What to work on >> Scan the lines below and report each one containing "CTRL" by copying it.

======== Data shown ========

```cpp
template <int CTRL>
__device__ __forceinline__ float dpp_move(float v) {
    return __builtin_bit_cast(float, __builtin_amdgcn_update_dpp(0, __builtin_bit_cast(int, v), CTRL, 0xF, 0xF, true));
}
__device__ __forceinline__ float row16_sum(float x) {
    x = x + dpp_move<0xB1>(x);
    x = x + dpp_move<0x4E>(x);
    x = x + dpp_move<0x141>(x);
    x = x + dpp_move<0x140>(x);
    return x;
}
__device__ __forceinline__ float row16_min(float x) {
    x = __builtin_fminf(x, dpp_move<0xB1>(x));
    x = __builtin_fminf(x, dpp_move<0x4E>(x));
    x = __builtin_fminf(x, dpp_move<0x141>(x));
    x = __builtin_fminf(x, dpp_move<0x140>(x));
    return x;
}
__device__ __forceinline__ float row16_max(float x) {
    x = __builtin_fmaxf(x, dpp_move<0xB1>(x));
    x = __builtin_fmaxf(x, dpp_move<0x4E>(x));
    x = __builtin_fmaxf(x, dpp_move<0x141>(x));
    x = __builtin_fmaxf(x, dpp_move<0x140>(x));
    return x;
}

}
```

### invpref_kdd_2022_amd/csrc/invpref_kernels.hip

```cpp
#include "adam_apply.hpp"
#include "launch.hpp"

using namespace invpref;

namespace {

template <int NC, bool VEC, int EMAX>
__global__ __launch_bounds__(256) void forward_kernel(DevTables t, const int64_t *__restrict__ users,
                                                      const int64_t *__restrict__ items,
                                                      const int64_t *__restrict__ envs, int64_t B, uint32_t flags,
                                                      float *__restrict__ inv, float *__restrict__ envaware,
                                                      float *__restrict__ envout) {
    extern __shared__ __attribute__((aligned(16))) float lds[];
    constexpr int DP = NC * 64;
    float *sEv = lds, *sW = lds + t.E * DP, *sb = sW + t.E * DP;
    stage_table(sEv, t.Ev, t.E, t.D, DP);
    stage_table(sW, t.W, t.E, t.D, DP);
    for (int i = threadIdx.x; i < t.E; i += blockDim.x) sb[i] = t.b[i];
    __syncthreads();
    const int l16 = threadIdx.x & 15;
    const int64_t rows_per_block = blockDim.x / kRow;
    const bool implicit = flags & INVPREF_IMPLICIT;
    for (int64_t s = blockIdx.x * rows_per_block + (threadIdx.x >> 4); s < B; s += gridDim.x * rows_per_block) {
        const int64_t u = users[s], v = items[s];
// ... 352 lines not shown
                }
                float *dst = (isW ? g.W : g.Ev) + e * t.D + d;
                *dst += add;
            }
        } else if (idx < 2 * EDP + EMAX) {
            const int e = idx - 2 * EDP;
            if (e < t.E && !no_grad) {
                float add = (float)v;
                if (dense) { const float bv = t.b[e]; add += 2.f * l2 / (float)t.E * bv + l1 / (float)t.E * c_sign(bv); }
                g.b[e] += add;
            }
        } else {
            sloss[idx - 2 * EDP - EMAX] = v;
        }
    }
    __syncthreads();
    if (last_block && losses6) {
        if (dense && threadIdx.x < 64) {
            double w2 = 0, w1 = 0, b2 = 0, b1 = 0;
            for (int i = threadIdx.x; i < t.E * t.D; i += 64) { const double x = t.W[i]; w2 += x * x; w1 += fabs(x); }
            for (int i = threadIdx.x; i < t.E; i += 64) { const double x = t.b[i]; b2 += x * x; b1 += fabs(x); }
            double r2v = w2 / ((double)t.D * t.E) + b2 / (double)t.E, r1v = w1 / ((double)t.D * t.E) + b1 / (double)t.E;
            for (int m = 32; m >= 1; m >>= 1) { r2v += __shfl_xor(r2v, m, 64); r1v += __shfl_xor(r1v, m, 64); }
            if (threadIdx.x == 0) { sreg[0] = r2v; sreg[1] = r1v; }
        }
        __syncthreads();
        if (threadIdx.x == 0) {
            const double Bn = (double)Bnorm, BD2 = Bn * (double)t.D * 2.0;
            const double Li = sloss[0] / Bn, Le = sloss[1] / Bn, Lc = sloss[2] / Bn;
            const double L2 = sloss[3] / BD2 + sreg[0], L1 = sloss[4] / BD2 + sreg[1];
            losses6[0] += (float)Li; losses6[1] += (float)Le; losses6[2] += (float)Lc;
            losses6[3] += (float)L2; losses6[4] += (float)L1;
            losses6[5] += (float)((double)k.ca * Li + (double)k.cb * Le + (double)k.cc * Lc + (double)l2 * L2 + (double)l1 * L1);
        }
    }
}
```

========

Expected answer >>
template <int CTRL>
    return __builtin_bit_cast(float, __builtin_amdgcn_update_dpp(0, __builtin_bit_cast(int, v), CTRL, 0xF, 0xF, true));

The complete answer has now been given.